8 de janeiro de 2006

A outra metade

Jornal O Estado do Maranhão
Nísia Floresta Brasileira Augusta era o pseudônimo de Dionísia Gonçalves Pinto, nordestina do Rio Grande do Norte. Ela viveu no século XIX e foi, no Brasil, pioneira na defesa dos direitos das mulheres, numa época de completo domínio dos pais, maridos e, até, irmãos sobre elas, que tinham alguns direitos básicos negados: os de se educar, votar e trabalhar fora do lar. Em sua maioria analfabetas, eram com facilidade controladas. A primeira obrigação delas era o de submissão à vontade masculina, imposição vendida como lei da natureza.

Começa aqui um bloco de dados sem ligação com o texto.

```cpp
#pragma unroll
  for (int qt = 0; qt < 2; ++qt) {
    const int gq = wq + 16 * qt + l15;
    if (gq >= S) continue;
    short* dqr = dq + ((long long)b * S + gq) * qrs + h * DH + 4 * l4;
    if (ROPE)
      unrotate_row<NDT, 2>(&dq_acc[0][qt],
                           rope_cos + (long long)gq * (DH / 2) + 4 * l4,
                           rope_sin + (long long)gq * (DH / 2) + 4 * l4);
#pragma unroll
    for (int dt = 0; dt < NDT; ++dt) store4(dqr + 16 * dt, dq_acc[dt][qt]);
  }
}

}

template <int DH, bool ROPE>
static void launch_bwd(at::Tensor& q, at::Tensor& k, at::Tensor& v,
                       at::Tensor& dout, at::Tensor& out, at::Tensor& lse,
                       at::Tensor& dq, at::Tensor& dk, at::Tensor& dv,
                       const float* mp, const float* cosp, const float* sinp,
                       int B, int S, int Hq, int Hk, float scale,
                       int causal) {
  auto stream = c10::hip::getCurrentHIPStream();
  const int Sp = (S + bwd::BR - 1) / bwd::BR * bwd::BR;
  auto drow = at::empty({B, Hq, Sp}, q.options().dtype(at::kFloat));
  auto lseP = at::empty({B, Hq, Sp}, q.options().dtype(at::kFloat));
  auto sp = [](const at::Tensor& t) {
    return reinterpret_cast<const short*>(t.data_ptr());
  };
  auto spm = [](at::Tensor& t) {
    return reinterpret_cast<short*>(t.data_ptr());
  };
  dim3 grid0(Sp / bwd::PT, B * Hq);
  hipLaunchKernelGGL(bwd::bwd_preprocess<DH>, grid0, dim3(256), 0,
                     stream.stream(), sp(dout), sp(out),
                     lse.data_ptr<float>(), drow.data_ptr<float>(),
                     lseP.data_ptr<float>(), B, S, Sp, Hq);
  HIP_CHECK_KERNEL();
  dim3 grid1(Sp / bwd::BR, B * Hk);
  hipLaunchKernelGGL((bwd::flash_bwd_dkv_kernel<DH, bwd::KTW1, ROPE>), grid1,
                     dim3(512 / bwd::KTW1), 0, stream.stream(), sp(q), sp(k),
                     sp(v), sp(dout), lseP.data_ptr<float>(),
                     drow.data_ptr<float>(), mp, spm(dk), spm(dv), cosp, sinp,
                     B, S, Sp, Hq, Hk, scale, causal);
  HIP_CHECK_KERNEL();
  dim3 grid2(Sp / bwd::BR, B * Hq);
  hipLaunchKernelGGL((bwd::flash_bwd_dq_kernel<DH, ROPE>), grid2, dim3(256), 0,
                     stream.stream(), sp(q), sp(k), sp(v), sp(dout),
                     lseP.data_ptr<float>(), drow.data_ptr<float>(), mp,
                     spm(dq), cosp, sinp, B, S, Sp, Hq, Hk, scale, causal);
  HIP_CHECK_KERNEL();
}

void flash_check_qkv(const at::Tensor& q, const at::Tensor& k,
                     const at::Tensor& v, const char* who);
const float* flash_check_kvmask(const c10::optional<at::Tensor>& kvmask,
                                const at::Tensor& q);
void check_rope_table(const at::Tensor& cos, const at::Tensor& sin,
                      const at::Tensor& ref, long long S, int D,
                      const char* who);

std::vector<at::Tensor> flash_attn_bwd(at::Tensor q, at::Tensor k,
                                       at::Tensor v, at::Tensor dout,
                                       at::Tensor out, at::Tensor lse,
                                       bool causal, double scale,
                                       c10::optional<at::Tensor> kvmask,
                                       c10::optional<at::Tensor> cos,
                                       c10::optional<at::Tensor> sin) {
  flash_check_qkv(q, k, v, "flash_attn_bwd");
  CHECK_ARG(dout, at::kBFloat16);
  CHECK_ARG(out, at::kBFloat16);
  CHECK_ARG(lse, at::kFloat);
  CHECK_ON(dout, q);
  CHECK_ON(out, q);
  CHECK_ON(lse, q);
  TORCH_CHECK(dout.sizes() == q.sizes() && out.sizes() == q.sizes(),
              "flash_attn_bwd: dout and out must have q's shape");
  int B = q.size(0), S = q.size(1), Hq = q.size(2), D = q.size(3);
  int Hk = k.size(2);
  TORCH_CHECK(lse.dim() == 3 && lse.size(0) == B && lse.size(1) == Hq &&
                  lse.size(2) == S,
              "flash_attn_bwd: lse must be [B,Hq,S]");
  const float* mp = flash_check_kvmask(kvmask, q);
  const float fscale =
      scale == 0.0 ? 1.0f / std::sqrt((float)D) : (float)scale;
  auto dq = at::empty_like(q);
  auto dk = at::empty_like(k);
  auto dv = at::empty_like(v);
  TORCH_CHECK(cos.has_value() == sin.has_value(),
              "flash_attn_bwd: cos and sin must be given together");
  const bool rope = cos.has_value();
  const float* cosp = nullptr;
  const float* sinp = nullptr;
  if (rope) {
    check_rope_table(*cos, *sin, q, S, D, "flash_attn_bwd");
    cosp = cos->data_ptr<float>();
    sinp = sin->data_ptr<float>();
  }
  const int ic = causal ? 1 : 0;
#define DSAMD_LAUNCH_BWD(DH_, ROPE_)                                        \
  launch_bwd<DH_, ROPE_>(q, k, v, dout, out, lse, dq, dk, dv, mp, cosp, sinp, \
                         B, S, Hq, Hk, fscale, ic)
  if (D == 128) {
    if (rope) DSAMD_LAUNCH_BWD(128, true); else DSAMD_LAUNCH_BWD(128, false);
  } else {
    if (rope) DSAMD_LAUNCH_BWD(64, true); else DSAMD_LAUNCH_BWD(64, false);
  }
#undef DSAMD_LAUNCH_BWD
  return {dq, dk, dv};
}
```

Nísia escreveu vários livros em português, francês e italiano, entre eles Direitos das mulheres e injustiça dos homens, de 1832, o mais conhecido, em que rejeita a superioridade masculina. Ela defendia a idéia de ser a educação feminina o melhor caminho de tornar as mulheres boas mães e esposas. Essa visão, hoje com ares de coisa retrógrada, representou no seu tempo um grande avanço, pois valorizava o papel social delas, que até então consistia tão só em conformar-se com o papel de procriadoras, de responsável na sociedade pela geração de numerosas proles.

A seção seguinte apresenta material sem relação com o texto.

# Totoro97/f2-nerf

Hardware: AMD Instinct MI355X
Metric: training ray-samples/s (ngp_fox) (higher is better)
Workload: dtype f16; 1 GPU; ngp_fox wanjinyou.yaml, 8192 rays/batch/GPU, 2^19 x16 table, the first 2188 iterations of training from the fresh-initialised table (fineness 8.7), synthetic random-pose rays, full train step (fwd+bwd+Adam+octree update); rays_per_batch=8192, parallelism=ray-dp1

## Files before the change

### f2-nerf_amd/capi.py

```python
import ctypes
import os

import torch

from . import build

_lib = None
ABI_VERSION = 13


class F2nError(RuntimeError):
    pass


def lib():
    global _lib
    if _lib is None:
        if not os.path.exists(build.LIB):
            raise F2nError("native library %s is missing: run `python -c 'import __graft_entry__ as g; g.build()'` "
                           "(there is no CPU fallback)" % build.LIB)
        _lib = ctypes.CDLL(build.LIB)
        _lib.f2n_build_info.restype = ctypes.c_char_p
        if _lib.f2n_abi_version() != ABI_VERSION:
            raise F2nError("%s reports ABI version %d, this binding is written for %d: rebuild (__graft_entry__.build())"
# ... 454 lines not shown


def draw_ray_batch(n_rays, u01, image_set, height, width, poses, intri, dist_params, images, cam_bounds, cam_indices, ij, rays_o,
                   rays_d, gt_colors, bounds):
    _ck(lib().f2n_draw_ray_batch(_stream(), _i(n_rays), _p(u01, "f32"), _p(image_set, "i32"), _i(int(image_set.numel())), _i(height),
                                 _i(width), _p(poses, "f32"), _p(intri, "f32"), _p(dist_params, "f32"), _p(images, "f32", True),
                                 _p(cam_bounds, "f32"), _p(cam_indices, "i32"), _p(ij, "i32"), _p(rays_o, "f32"), _p(rays_d, "f32"),
                                 _p(gt_colors, "f32", True), _p(bounds, "f32")), "f2n_draw_ray_batch")


def gather_pixels(n, height, width, images, cam_bounds, cam_idx, ij, gt_colors, bounds):
    _ck(lib().f2n_gather_pixels(_stream(), _i(n), _i(height), _i(width), _p(images, "f32", True), _p(cam_bounds, "f32", True),
                                _p(cam_idx, "i32"), _p(ij, "i32"), _p(gt_colors, "f32", True), _p(bounds, "f32", True)),
        "f2n_gather_pixels")


def early_stop(n_rays, pts_se, f0, f0_stride, dt, weights, alphas, mask, kept):
    _ck(lib().f2n_early_stop(_stream(), _i(n_rays), _p(pts_se, "i32"), _p(f0, "f32"), _i(f0_stride), _p(dt, "f32"),
                             _p(weights, "f32"), _p(alphas, "f32"), _p(mask, "i32"), _p(kept, "i32")), "f2n_early_stop")


def compact_samples(n_rays, old_se, new_se, mask, pts, dirs, dt, t, anchors, o_pts, o_dirs, o_dt, o_t, o_anchors):
    _ck(lib().f2n_compact_samples(_stream(), _i(n_rays), _p(old_se, "i32"), _p(new_se, "i32"), _p(mask, "i32"),
                                  _p(pts, "f32"), _p(dirs, "f32"), _p(dt, "f32"), _p(t, "f32"), _p(anchors, "i32"),
                                  _p(o_pts, "f32"), _p(o_dirs, "f32"), _p(o_dt, "f32"), _p(o_t, "f32"),
                                  _p(o_anchors, "i32")), "f2n_compact_samples")


def compact_samples_src(n_rays, old_se, new_se, mask, pts, dirs, dt, t, anchors, o_pts, o_dirs, o_dt, o_t, o_anchors, o_src,
                        o_vol=None, ray_val=None, o_ray_val=None):
    _ck(lib().f2n_compact_samples_src(_stream(), _i(n_rays), _p(old_se, "i32"), _p(new_se, "i32"), _p(mask, "i32"),
                                      _p(pts, "f32"), _p(dirs, "f32"), _p(dt, "f32"), _p(t, "f32"), _p(anchors, "i32"),
                                      _p(o_pts, "f32"), _p(o_dirs, "f32"), _p(o_dt, "f32"), _p(o_t, "f32"),
                                      _p(o_anchors, "i32"), _p(o_src, "i32"), _p(o_vol, "i32", True), _p(ray_val, "i32", True),
                                      _p(o_ray_val, "i32", True)), "f2n_compact_samples_src")


def oct_visible_cams(n_boxes, n_cams, boxes, c2w, bounds, fx, fy, cx, cy, res_h, res_w, pix_i, pix_j, visible):
    _ck(lib().f2n_oct_visible_cams(_stream(), _i(n_boxes), _i(n_cams), _p(boxes, "f32"), _p(c2w, "f32"), _p(bounds, "f32"), _f(fx),
                                   _f(fy), _f(cx), _f(cy), _i(res_h), _i(res_w), _p(pix_i, "f32"), _p(pix_j, "f32"),
                                   _p(visible, "u8")), "f2n_oct_visible_cams")


def march_noise(n, u, fineness, out):
    _ck(lib().f2n_march_noise(_stream(), _i(n), _p(u, "f32"), _f(fineness), _p(out, "f32")), "f2n_march_noise")


def composite_fwd(n_rays, pts_se, feat, dt, t, rgb, bg, colors, disparity, depth, weights, f0_stride=16, out_vars=None):
    _ck(lib().f2n_composite_fwd(_stream(), _i(n_rays), _p(pts_se, "i32"), _p(feat, "f32"), _i(f0_stride), _p(dt, "f32"),
                                _p(t, "f32"), _p(rgb, "f32"), _p(bg, "f32"), _p(colors, "f32"), _p(disparity, "f32"),
                                _p(depth, "f32"), _p(weights, "f32"), _p(out_vars, "f32", True)), "f2n_composite_fwd")


def composite_bwd(n_rays, pts_se, feat, dt, t, rgb, bg, dcolors, ddisp, ddepth, dweights, gs_progress, drgb, dfeat, f0_stride=16,
                  df0_stride=16, var_weights=None, dvars=None):
    _ck(lib().f2n_composite_bwd(_stream(), _i(n_rays), _p(pts_se, "i32"), _p(feat, "f32"), _i(f0_stride), _p(dt, "f32"),
                                _p(t, "f32"), _p(rgb, "f32"), _p(bg, "f32"), _p(dcolors, "f32", True), _p(ddisp, "f32", True),
                                _p(ddepth, "f32", True), _p(dweights, "f32", True), _f(gs_progress), _p(drgb, "f32"),
                                _p(dfeat, "f32"), _i(df0_stride), _p(var_weights, "f32", True), _p(dvars, "f32", True)),
        "f2n_composite_bwd")


def weight_var_fwd(n_rays, weights, pts_se, out):
    _ck(lib().f2n_weight_var_fwd(_stream(), _i(n_rays), _p(weights, "f32"), _p(pts_se, "i32"), _p(out, "f32")),
        "f2n_weight_var_fwd")


# ... 808 lines not shown
```

### f2-nerf_amd/csrc/host/Renderer.cpp

```cpp
#include "Renderer.h"

#include <hip/hip_runtime_api.h>

#include <cstdio>
#include <cstdlib>
#include <mutex>

namespace f2n {

using torch::autograd::AutogradContext;
using torch::autograd::variable_list;

namespace {

struct CompositeFunction : public torch::autograd::Function<CompositeFunction> {
  static variable_list forward(AutogradContext* ctx, Tensor feat, Tensor rgb, Tensor dt, Tensor t, Tensor bg, Tensor se,
                               double gs_progress) {
    ctx->set_materialize_grads(false);
    const int n_rays = se.size(0), m = feat.size(0);
    Tensor colors = torch::empty({n_rays, 3}, DevF32()), disparity = torch::empty({n_rays}, DevF32());
    Tensor depth = torch::empty({n_rays}, DevF32()), weights = torch::empty({m}, DevF32());
    F2N_TIMED_CALL("composite_fwd", f2n_composite_fwd(CurStream(), n_rays, I32P(se), F32P(feat), F2N_MLP_OUT_PAD, F32P(dt), F32P(t), F32P(rgb), F32P(bg),
                               F32P(colors), F32P(disparity), F32P(depth), F32P(weights), nullptr));
    ctx->save_for_backward({feat, rgb, dt, t, bg, se});
// ... 116 lines not shown
  return float(dp_count_host_.data_ptr<int32_t>()[0]) / (float(n_rays) * float(dp_world_));
}
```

Ao ler um artigo sobre Nísia, essa extraordinária figura do feminismo do Brasil, na Revista de História da Biblioteca Nacional, de dezembro de 2005, pude, por comparação com os dias atuais, ver o quanto se avançou na guerra à opressão contra as mulheres. Hoje, elas ocupam posição de destaque em quase todas as profissões, o que lhes permite ter um grau de independência inimaginável no século passado. Inimaginável no geral, pois sempre houve exceções, espíritos independentes, que desafiaram as regras e abriram caminho para mudanças mais adiante.A nova liberdade lhes deu a chance de, ganhando o próprio sustento, deixar um homem a quem já não suportassem. Hoje, elas participam da vida política do país, não apenas votando, mas sendo votadas para cargos no Executivo e no Legislativo, em todas as esferas de governo, atuam na vida econômica, com seus próprios negócios ou na função de executivas de grandes empresas multinacionais, e também nas profissões liberais a exemplo da medicina, odontologia, direito, ciência econômica, engenharia e muitas outras.

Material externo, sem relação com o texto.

@@ -579,7 +599,7 @@
   const SplitPair keysS = split_view(p.keysS, (size_t)P * HW * C), kpeS = split_view(p.kpe, (size_t)P * HW * C);
   const bool raw_t2i = merged && (dec_fusion_mask() & 32) && (dec_fusion_mask() & 4) && T == 7 && I1 == 128 && w->heads == 8 &&
                        C == 256 && HW % 128 == 0 && P <= 65535 && !perprompt && hgl_has_split_weight(w->dense_pe) &&
-                       (size_t)P * (56 * C * 8) + hgl_t2i_part_bytes(P, HW) <= atti_bytes &&
+                       (size_t)P * (56 * C * 8) + n_img * hgl_t2i_part_bytes(ppi, HW) <= atti_bytes &&
                        (size_t)P * (56 * C * 4 + 16384 * 4 + 256) <= atti_bytes;
   for (int li = 0; li < 2; ++li) {
     const auto& L = w->layer[li];
@@ -599,7 +619,7 @@
     HGL_TRY(hgl_launch_layernorm(p.queries, L.n1.w, L.n1.b, p.queries, P * T, C, 1e-5f, st));
     HGL_TRY(hgl_launch_add_rows_bcast(p.queries, P * sQ, p.tokens, P * sQ, 1, p.qpe, st));
     if (raw_t2i && !shared && !plain0) {
-      HGL_TRY(dec_t2i_raw(w, L.t2i, p.qpe, keysS, P, HW, T, p.q1, p.atti, p.kp, p.att, p.queries, st));
+      HGL_TRY(dec_t2i_raw(w, L.t2i, p.qpe, keysS, P, ppi, HW, T, p.q1, p.atti, p.kp, p.att, p.queries, st));
     } else if (merged && !shared && !plain0) {
       HGL_TRY(dec_project_merged(keysS, w->kvq1_w, w->kvq1_b, w->kvq1_pe, P, HW, C, 3 * I1, p.kp, st));
       HGL_TRY(dec_t2i_merged(w, L.t2i, p.qpe, p.kp, 3 * I1, P, HW, T, p.q1, p.att, p.queries, p.atti, atti_bytes, st));
@@ -607,7 +627,7 @@
       HGL_TRY(dec_t2i_x3(w, L.t2i, p.qpe, kpeS, keysS, P, HW, T, p.q1, p.kp, p.vp, p.att, p.queries, p.atti, atti_bytes, st));
     } else {
       HGL_TRY(dec_attn(w, L.t2i, p.qpe, false, T, kpe, keys, shared, HW, P, p.q1, p.kp, p.vp, p.att, p.queries, sQ,
-                       p.queries, st, p.atti, atti_bytes));
+                       p.queries, st, p.atti, atti_bytes, shared ? n_img : 1));
     }
     HGL_TRY(hgl_launch_layernorm(p.queries, L.n2.w, L.n2.b, p.queries, P * T, C, 1e-5f, st));
     HGL_TRY(lin(p.queries, C, L.lin1, nullptr, 0, p.mlp, w->mlp_dim, P * T, w->mlp_dim, C, HGL_ACT_RELU, st));
@@ -633,11 +653,16 @@
     } else if (fuse_i2t) {
       HGL_TRY(lin(p.qpe, C, L.i2t.k, nullptr, 0, p.k1, I1, P * T, I1, C, HGL_ACT_NONE, st));
       HGL_TRY(lin(p.queries, C, L.i2t.v, nullptr, 0, p.v1, I1, P * T, I1, C, HGL_ACT_NONE, st));
-      if (shared) HGL_TRY(lin(p.kpe0, C, L.i2t.q, nullptr, 0, p.qi, I1, HW, I1, C, HGL_ACT_NONE, st));
-      HGL_TRY(hgl_launch_dec_i2t(shared ? p.qi : p.kp + 2 * I1, shared ? I1 : 3 * I1, shared ? 0 : (long long)HW * 3 * I1, p.k1,
-                                 p.v1, L.i2t.out.w, L.i2t.out.b, keys, shared ? 0 : sK, L.n4.w, L.n4.b, 1e-5f,
+      if (shared) HGL_TRY(lin_sets(p.kpe0, C, L.i2t.q, p.qi, I1, HW, n_img, I1, C, st));
+      const bool sets = shared && n_img > 1;
+      HGL_TRY(hgl_launch_dec_i2t(shared ? p.qi : p.kp + 2 * I1, shared ? I1 : 3 * I1,
+                                 sets ? (long long)HW * I1 : shared ? 0 : (long long)HW * 3 * I1, p.k1,
+                                 p.v1, L.i2t.out.w, L.i2t.out.b, keys, sets ? sK : shared ? 0 : sK, L.n4.w, L.n4.b, 1e-5f,
                                  1.0f / sqrtf((float)(I1 / w->heads)), P, HW, (li == 0 && !raw_t2i) ? p.keys : nullptr, keysS.hi,
-                                 keysS.lo, st));
+                                 keysS.lo, st, sets ? ppi : 1));
+    } else if (shared && n_img > 1) {
+      hgl_set_error("sam_decode: several images in one launch need the fused image -> token step");
+      return HGL_EINVAL;
     } else if (x3 && plain0) {
       HGL_TRY(dec_attn(w, L.i2t, kpe, false, HW, p.qpe, p.queries, false, T, P, p.qi, p.k1, p.v1, p.atti, keys, sK, p.keys, st));
       HGL_TRY(hgl_launch_ln256_pe_split(p.keys, L.n4.w, L.n4.b, w->dense_pe, HW, (long long)P * HW, 1e-5f, 1, keysS.hi, keysS.lo,
@@ -660,7 +685,7 @@
   }
   HGL_TRY(hgl_launch_add_rows_bcast(p.queries, P * sQ, p.tokens, P * sQ, 1, p.qpe, st));
   if (raw_t2i) {
-    HGL_TRY(dec_t2i_raw(w, w->final_t2i, p.qpe, keysS, P, HW, T, p.q1, p.atti, p.kp, p.att, p.queries, st));
+    HGL_TRY(dec_t2i_raw(w, w->final_t2i, p.qpe, keysS, P, ppi, HW, T, p.q1, p.atti, p.kp, p.att, p.queries, st));
   } else if (merged) {
     HGL_TRY(dec_project_merged(keysS, w->kvf_w, w->kvf_b, w->kvf_pe, P, HW, C, 2 * I1, p.kp, st));
     HGL_TRY(dec_t2i_merged(w, w->final_t2i, p.qpe, p.kp, 2 * I1, P, HW, T, p.q1, p.att, p.queries, p.atti, atti_bytes, st));
@@ -679,6 +704,7 @@
   const uint8_t* skip = nullptr;
   if (gated) {
     hipLaunchKernelGGL(iou_gate_kernel, dim3((P + 255) / 256), dim3(256), 0, st, (const float*)iou_pred, P, iou_gate, p.skip);
+    HGL_TRY(hgl_check_launch("iou_gate"));
     skip = p.skip;
   }
 
@@ -727,6 +753,63 @@
                      iou_gate);
 }
 
+static bool dec_multi_fused(const HglSamDecoderW* w, int n_img, int ppi) {
+  const int C = w->C, HW = w->grid * w->grid, I1 = w->layer[1].t2i.internal, heads = w->heads;
+  const long long P = (long long)n_img * ppi;
+  const auto& L0 = w->layer[0];
+  const bool merged = dec_x3_ready(w) && dec_merged_ready(w) && I1 == w->layer[1].i2t.internal && I1 == w->final_t2i.internal &&
+                      2 * w->final_t2i.internal == C;
+  const bool fuse_i2t = merged && (dec_fusion_mask() & 4) && L0.i2t.internal == I1 && I1 == 128 && heads == 8 && HW % 64 == 0;
+  const size_t atti_bytes = (size_t)P * HW * (C / 2) * sizeof(float);
+  const bool chunked = (dec_fusion_mask() & 16) && heads == 8 && L0.t2i.internal == 128 && HW >= 256 &&
+                       atti_bytes >= hgl_attention_fewq_part_bytes((int)P, HW);
+  return P <= 65535 && fuse_i2t && chunked;
+}
+
+static int dec_multi_images(int n_img, int ppi) {
+  const int per = ppi >= 1024 ? 1 : 1024 / ppi;
+  return per < n_img ? per : n_img;
+}
+
+static int decode_multi(const HglSamDecoderW* w, const float* emb, const float* points01, int n_img, int ppi, float* low_res,
+                        float* iou_pred, void* workspace, size_t workspace_bytes, void* stream, bool gated, float iou_gate) {
+  HGL_REQUIRE(points01, "sam_decode: null input");
+  HGL_REQUIRE(valid_dec(w) && w->dense_pe, "sam_decode: invalid weight struct (dense_pe missing?)");
+  HGL_REQUIRE(n_img >= 1 && ppi >= 1 && (long long)n_img * ppi <= 65535, "sam_decode_multi: %d images x %d prompts", n_img, ppi);
+  if (n_img == 1)
+    return decode_impl(w, emb, points01, nullptr, nullptr, 2, nullptr, 1, ppi, low_res, iou_pred, workspace, workspace_bytes, stream,
+                       gated, iou_gate);
+  const int per = dec_multi_fused(w, dec_multi_images(n_img, ppi), ppi) ? dec_multi_images(n_img, ppi) : 1;
+  const size_t HW = (size_t)w->grid * w->grid, lowsz = (size_t)3 * 16 * HW;
+  for (int i = 0; i < n_img; i += per) {
+    const int k = n_img - i < per ? n_img - i : per;
+    HGL_TRY(decode_impl(w, emb + i * HW * w->C, points01 + (size_t)i * ppi * 2, nullptr, nullptr, 2, nullptr, 1, k * ppi,
+                        low_res + (size_t)i * ppi * lowsz, iou_pred + (size_t)i * ppi * 3, workspace, workspace_bytes, stream, gated,
+                        iou_gate, k));
+  }
+  return HGL_OK;
+}
+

A despeito, todavia, do progresso, e descontados alguns equívocos do movimento feminista, como o do maniqueísmo de serem os homens a encarnação do mal e elas, do bem, temos muita luta pela frente. Na média, elas ganham menos do que os homens, por desempenho nas mesmas funções, sendo a situação mais injusta ainda com relação às negras, cuja remuneração é mais baixa do que a das brancas. De um modo geral, as mulheres, ao contrário dos seus companheiros, cumprem jornada dupla ou tripla porque passaram a trabalhar fora, mas não deixaram de fazê-lo em casa, no cuidado com os filhos, antes e depois do seu expediente profissional.
A resistência cultural é o maior obstáculo a mais avanços no curto prazo. O machismo, do qual elas mesmas não estão imunes, é a força de maior resistência contra alterações no statu quo. Vêem-se casos e mais casos de homens que, tendo se separado da mulher e permanecido sós, ou mesmo tendo constituído nova família, perseguem as ex-companheiras com a intenção de impedi-las de seguir o mesmo caminho, de refazer suas vidas com outros homens, sob ameaças de violência física e, até, de assassinato, como se elas fossem propriedade deles.  Violência, por sinal, que em diversos casos, na convivência diária, não é apenas física, mas principalmente psicológica e sexual, levando a todo tipo de humilhação.
É de lamentar que os governos tratem com descaso assunto tão importante na construção de uma sociedade saudável como Nísia desejava e todos nós desejamos. Afinal, trata-se de assegurar a dignidade para metade da humanidade, a metade melhor.